第二天,舒广袖一吃过早点,便打电话给省委书记的秘书,问孟泉书记上午是否有空。秘书回答说上午孟书记要出席两个会,中午还要陪香港考察团一行用餐。舒广袖便问:“下午呢,下午是否有空,哪怕半个小时,或者十几分钟?”秘书想了想,说:“吃过中饭后孟书记会去大学调研,如果回来得早,可能会在办公室,那个时候您过来或许可以见到。”“那好。”舒广袖说,“孟书记一回办公室,你就电话通知我。”“行,舒书记。”秘书爽快地答应了。

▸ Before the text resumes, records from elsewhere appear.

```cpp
int ghn3_gemm_h16d_launch(const GemmProbDev* d_probs, int n_probs, int total_tiles, int tile, int ctype, int grid_cap,
                          hipStream_t stream);
int ghn3_gemm_p8_init();
int ghn3_gemm_p8_launch(const GemmProbDev* d_probs, int n_probs, int total_tiles, int ctype, int grid_cap,
                        hipStream_t stream);
int ghn3_gemm_p8w_launch(const GemmProbDev* d_probs, int n_probs, int total_tiles, int ctype, int grid_cap,
                         hipStream_t stream);
int ghn3_gemm_p8d_launch(const GemmProbDev* d_probs, int n_probs, int total_tiles, int ctype, int grid_cap,
                         hipStream_t stream);
int ghn3_gemm_x3_init();
int ghn3_gemm_x3_tile(int code, int slice, int* bm, int* bn);
int ghn3_gemm_x3_launch(const GemmProbDev* d_probs, int n_probs, int total_tiles, int code, int slice,
                        hipStream_t stream);
int ghn3_gemm_x3s_init();
int ghn3_gemm_x3s_tile(int code, int K, int ln_kind, int* bm, int* bn);
int ghn3_gemm_x3s_launch(const GemmProbDev* d_probs, const GemmProbDev* h_probs, int n_probs, int total_tiles, int code, int K,
                         int ln_kind, hipStream_t stream);
int ghn3_gemm_wg_launch(const GemmProbDev* d_probs, int n_probs, int total_tiles, int grid_cap, int tile_edge, hipStream_t stream);
int ghn3_gemm_small_launch(const GemmProbDev* d_probs, int n_probs, int total_tiles, int a_mode, int b_mode, int with_ln,
                           hipStream_t stream);

int ghn3_attn_init();
int ghn3_attn_fwd(float* out, const float* qkv, const float* bias, float* P, const int* n_nodes,
                  int B, int N, int C, int H, hipStream_t s);
int ghn3_attn_bwd(float* dqkv, const float* dO, const float* qkv, const float* P, const float* O, float* amax_out,
                  float* dBias, const int* n_nodes, int B, int N, int C, int H, int general, hipStream_t s);

int ghn3_graph_prologue(const int64_t* A, int* deg_in, int* deg_out, int* dist0, int* pair,
                        int B, int N, int V, hipStream_t s);
int ghn3_embed_nodes(float* x, const int* node_type, const int* shape_idx, const int* n_nodes, const int* node_off,
                     const float* E_type, const float* E_ch, const float* E_sp, const float* E_in,
                     const float* E_out, const float* E_dist, const int* deg_in, const int* deg_out,
                     const int* dist0, int B, int N, int C, hipStream_t s);
int ghn3_embed_bwd(const float* dx, const int* node_type, const int* shape_idx, const int* n_nodes,
                   const int* node_off, float* dE_type, float* dE_ch, float* dE_sp, float* dE_in, float* dE_out,
                   float* dE_dist, const int* deg_in, const int* deg_out, const int* dist0,
                   int B, int N, int C, int n_type, int n_ch, int n_sp, hipStream_t s);
int ghn3_edge_hidden(float* hid, const float* Pfw, const float* Pbw, int V, int C, hipStream_t s);
int ghn3_edge_hidden_bwd(float* dPfw, float* dPbw, float* dhid, const float* hid, int V, int C, hipStream_t s);
int ghn3_bias_gather(float* bias, const float* T, const int* pair, int B, int N, int H, hipStream_t s);
int ghn3_bias_hist(float* dT, const float* dBias, const int* pair, int B, int N, int H, int V, void* scratch,
                   int have_amax, hipStream_t s);
int ghn3_rowset_colsum(float* out, const float* X, const void* sets, int n_sets, int O, int I, hipStream_t s);
int ghn3_layernorm_fwd(float* y, float* x, const float* g, const float* b, float* mean, float* rstd, const float* add,
                       int n_add, int64_t add_stride, int rows, int C, float eps, hipStream_t s);
int ghn3_layernorm_bwd(float* dx, float* dy, const float* x, const float* g, const float* mean,
                       const float* rstd, const float* res, const float* add, int n_add, int64_t add_stride, int rows,
                       int C, hipStream_t s);
int ghn3_ln_param_grad(float* dg, float* db, const float* dy, const float* x, const float* mean,
                       const float* rstd, int rows, int C, int accum, hipStream_t s);
int ghn3_ln_param_grad_batch(float* gbase, const float* abase, const int64_t* table, int n_items, int rows, int C,
                             hipStream_t s);
int ghn3_tile_fwd(float* flat, const float* const* srcs, const ghn3_tile_desc* d_desc, int n_desc,
                  int64_t total, const int64_t* blocks, int lds_bytes, float* sq_parts, float* b_parts, hipStream_t s);
int ghn3_tile_bwd(const float* dflat, const float* const* srcs, float* const* dsrcs,
                  const ghn3_tile_desc* d_desc, int n_desc, int64_t total, const int64_t* blocks, int lds_bytes,
                  float* amax, const float* out, const float* norms, const int* desc_seg, const float* gscale,
                  const int64_t* h16_tab, int h16_bf16, hipStream_t s);
int ghn3_param_norm_fin(float* loss, float* norms, const float* parts, const int* first, int n_seg, const float* b_parts,
                        float* ratio, float* bound, hipStream_t s);
int ghn3_param_norm_fwd(float* loss, const float* flat, const int64_t* seg_off, float* norms, int n_seg,
                        int64_t flat_numel, const int* first_seg, float* parts, hipStream_t s);
int ghn3_param_norm_bwd(float* dflat, const float* flat, const int64_t* seg_off, const float* norms, int n_seg,
                        float g, int64_t flat_numel, const int* first_seg, hipStream_t s);
int ghn3_colsum(float* out, const float* X, int M, int N, int ld, int q, int sdim, int stride, int accum,
                const int* gather, hipStream_t s);
int ghn3_rowseg_sum(float* out, const float* X, const int* seg_ptr, const int* idx, int rows, int C, int ldx,
                    int ldo, int accum, hipStream_t s);
int ghn3_add(float* dst, const float* src, int64_t n, hipStream_t s);
int ghn3_transpose32(float* dst, const float* src, int rows, int cols, int ld_src, int ld_dst, int batch, int64_t sb, int64_t db,
                     hipStream_t s);
int ghn3_wire_pack(void* dst, const void* src, int64_t n, int64_t n_pad, int reverse, hipStream_t s);
int ghn3_rank_reduce(void* out, const void* in, int64_t per, int W, int in16, int out16, float scale, hipStream_t s);
int ghn3_cast16(const float* src, void* dst, const ghn3_cast_desc* d_desc, int n_desc, int total_blocks, float* dbias,
                const float* amax, int grid_cap, hipStream_t s);
int ghn3_sumsq(float* out, const float* x, int64_t n, float* parts, int64_t skip_lo, int64_t skip_hi, const float* extra,
               int n_extra, hipStream_t s);
int ghn3_adamw(float* p, const float* g, float* m, float* v, int64_t n, const float* sumsq, float lr, float beta1,
               float beta2, float eps, float weight_decay, float bias_corr1, float bias_corr2, float max_norm,
               float inv_scale, hipStream_t s);
int ghn3_adamw_cast16(float* p, const float* g, float* m, float* v, void* dst, const ghn3_cast_desc* d_desc, int n_desc,
                      int total_blocks, const float* sumsq, float lr, float beta1, float beta2, float eps, float weight_decay,
                      float bias_corr1, float bias_corr2, float max_norm, float inv_scale, hipStream_t s);
int ghn3_adamw_s16(float* p, const float* g, void* m, void* v, int64_t n, const float* sumsq, float lr, float beta1,
                   float beta2, float eps, float weight_decay, float bias_corr1, float bias_corr2, float max_norm,
                   float inv_scale, float step, float seed, int64_t base, hipStream_t s);
int ghn3_adamw_s16_cast16(float* p, const float* g, void* m, void* v, void* dst, const ghn3_cast_desc* d_desc, int n_desc,
                          int total_blocks, const float* sumsq, float lr, float beta1, float beta2, float eps,
                          float weight_decay, float bias_corr1, float bias_corr2, float max_norm, float inv_scale, float step,
                          float seed, int64_t base, hipStream_t s);
int ghn3_dact(float* X, const float* aux, int M, int N, int ld, int dact, float* amax, const float* parts, int n_parts,
              int64_t part_stride, int rows_parts, hipStream_t s);

int ghn3_relu_fix(float* X, const float* U, const float* W, const float* bias, int rows, int cols, int ld, int K, int q,
                  int sdim, float tau_rel, hipStream_t s);

void ghn3_set_error(const char* fmt, ...);

#ifdef __HIPCC__
__device__ __forceinline__ int ghn3_amax_exp(float amax) {
    return (int)((__float_as_uint(amax) >> 23) & 0xff) - 127;
}
__device__ __forceinline__ float ghn3_pow2_scale(float amax) {
    const int e = ghn3_amax_exp(amax);
    if (!(amax > 0.f) || e < -100) return 1.f;
    return __uint_as_float((unsigned)(127 + 11 - e) << 23);
}
__device__ __forceinline__ float ghn3_pow2_inv_scale(float amax) {
    const int e = ghn3_amax_exp(amax);
    if (!(amax > 0.f) || e < -100) return 1.f;
    return __uint_as_float((unsigned)(127 - 11 + e) << 23);
}
__device__ __forceinline__ void ghn3_atomic_amax(float* slot, float v) {
#pragma unroll
    for (int o = 32; o > 0; o >>= 1) v = fmaxf(v, __shfl_xor(v, o, 64));
    if ((threadIdx.x & 63) == 0 && v > *reinterpret_cast<volatile float*>(slot))
        atomicMax(reinterpret_cast<int*>(slot), __float_as_int(v));
}
#endif
```

ghn3_amd/csrc/runtime.hip:

```cpp

#include "ghn3_internal.h"
#include <cstdarg>
#include <cstdio>
#include <cstring>
#include <vector>
#include <algorithm>

static thread_local char g_err[512] = "";

void ghn3_set_error(const char* fmt, ...) {
    va_list ap;
    va_start(ap, fmt);
    vsnprintf(g_err, sizeof(g_err), fmt, ap);
    va_end(ap);
}

extern "C" const char* ghn3_last_error(void) { return g_err; }
extern "C" int ghn3_abi_version(void) { return GHN3_ABI_VERSION; }

#define HIPCHK(expr)                                                                  \
    do {                                                                              \
        hipError_t e_ = (expr);                                                       \
        if (e_ != hipSuccess) {                                                       \
            ghn3_set_error("%s failed: %s", #expr, hipGetErrorString(e_));            \
            return GHN3_E_HIP;                                                        \
        }                                                                             \
    } while (0)

static const int kStageSlots = 16;

struct Launch { int a_mode, b_mode, tile, first, count, tiles, with_ln, max_slice; };

struct SlotCache {
    bool valid = false;
    uint64_t stamp = 0;
    int n_ops = 0, n_problems = 0, n_bufs = 0;
    std::vector<ghn3_op> ops;
    std::vector<ghn3_gemm_problem> problems;
    std::vector<void*> bufs;
    std::vector<std::vector<Launch>> launches;
    hipStream_t up_stream = nullptr;
};

struct ghn3_ctx {
    SlotCache* cache;
    uint64_t clock;
    uint64_t cache_hits, cache_misses;
    GemmProbDev* h_stage[kStageSlots];
    GemmProbDev* d_stage[kStageSlots];
    hipEvent_t ev[kStageSlots];
    bool ev_used[kStageSlots];
    size_t cap;
    int ctype;
    int profile;
    double ms[GHN3_OP_KIND_COUNT];
    int64_t launches[GHN3_OP_KIND_COUNT];
    hipEvent_t pe0, pe1;
    std::vector<hipEvent_t>* pool;
    std::vector<int>* pool_tag;
    size_t pool_used;
    double tag_ms[256];
    int64_t tag_n[256];
    hipStream_t side;
    hipEvent_t ev_fork, ev_join, ev_mark[4];
    bool side_enabled;
    bool side_pending;
    bool mark_set[4];
};
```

舒广袖忙了一上午后,要求自己秘书推后了下午的所有安排,专心坐在办公室批阅材料,一面等着省委书记秘书的电话。
果然,在下午四点过一刻钟的时候,舒广袖办公桌上的电话响了,省委书记的秘书告诉他,孟书记快到办公室了。放下电话,舒广袖收拾有关材料和余非的文稿,起身往外走去。
孟泉是两年前由邻省省长的位子调过来任省委书记的,由于长年操劳,两鬓有些花白,但他坚持不染发,说是要保持自然形态。忙了一天的他,刚在自己办公室坐了下来,门外便响起了敲门声。“进来。”孟泉说。他的秘书推门近前报告:“舒书记要见您。”“哦,快请。”孟泉说着,离开办公桌,招呼刚进门的舒广袖坐在沙发上。随后,秘书进来帮他们沏好了茶。
“孟书记,我来是想汇报一下最近由我牵头组织开展的促进返乡农民工创业就业专题调研情况的。”舒广袖开门见山地说。“老舒你辛苦了。”孟泉说,“调研情况怎么样?”舒广袖边递给他一份材料边回答说:“情况还不错,我让他们准备了一份报告,您可以看看。各地对于促进返乡农民工创业就业,除贯彻执行省委、省政府的有关精神外,还相应出台了一些地方优惠措施,取得了一定成效。农民工返乡后基本都享受到了免费培训、小额贷款等政策扶持。”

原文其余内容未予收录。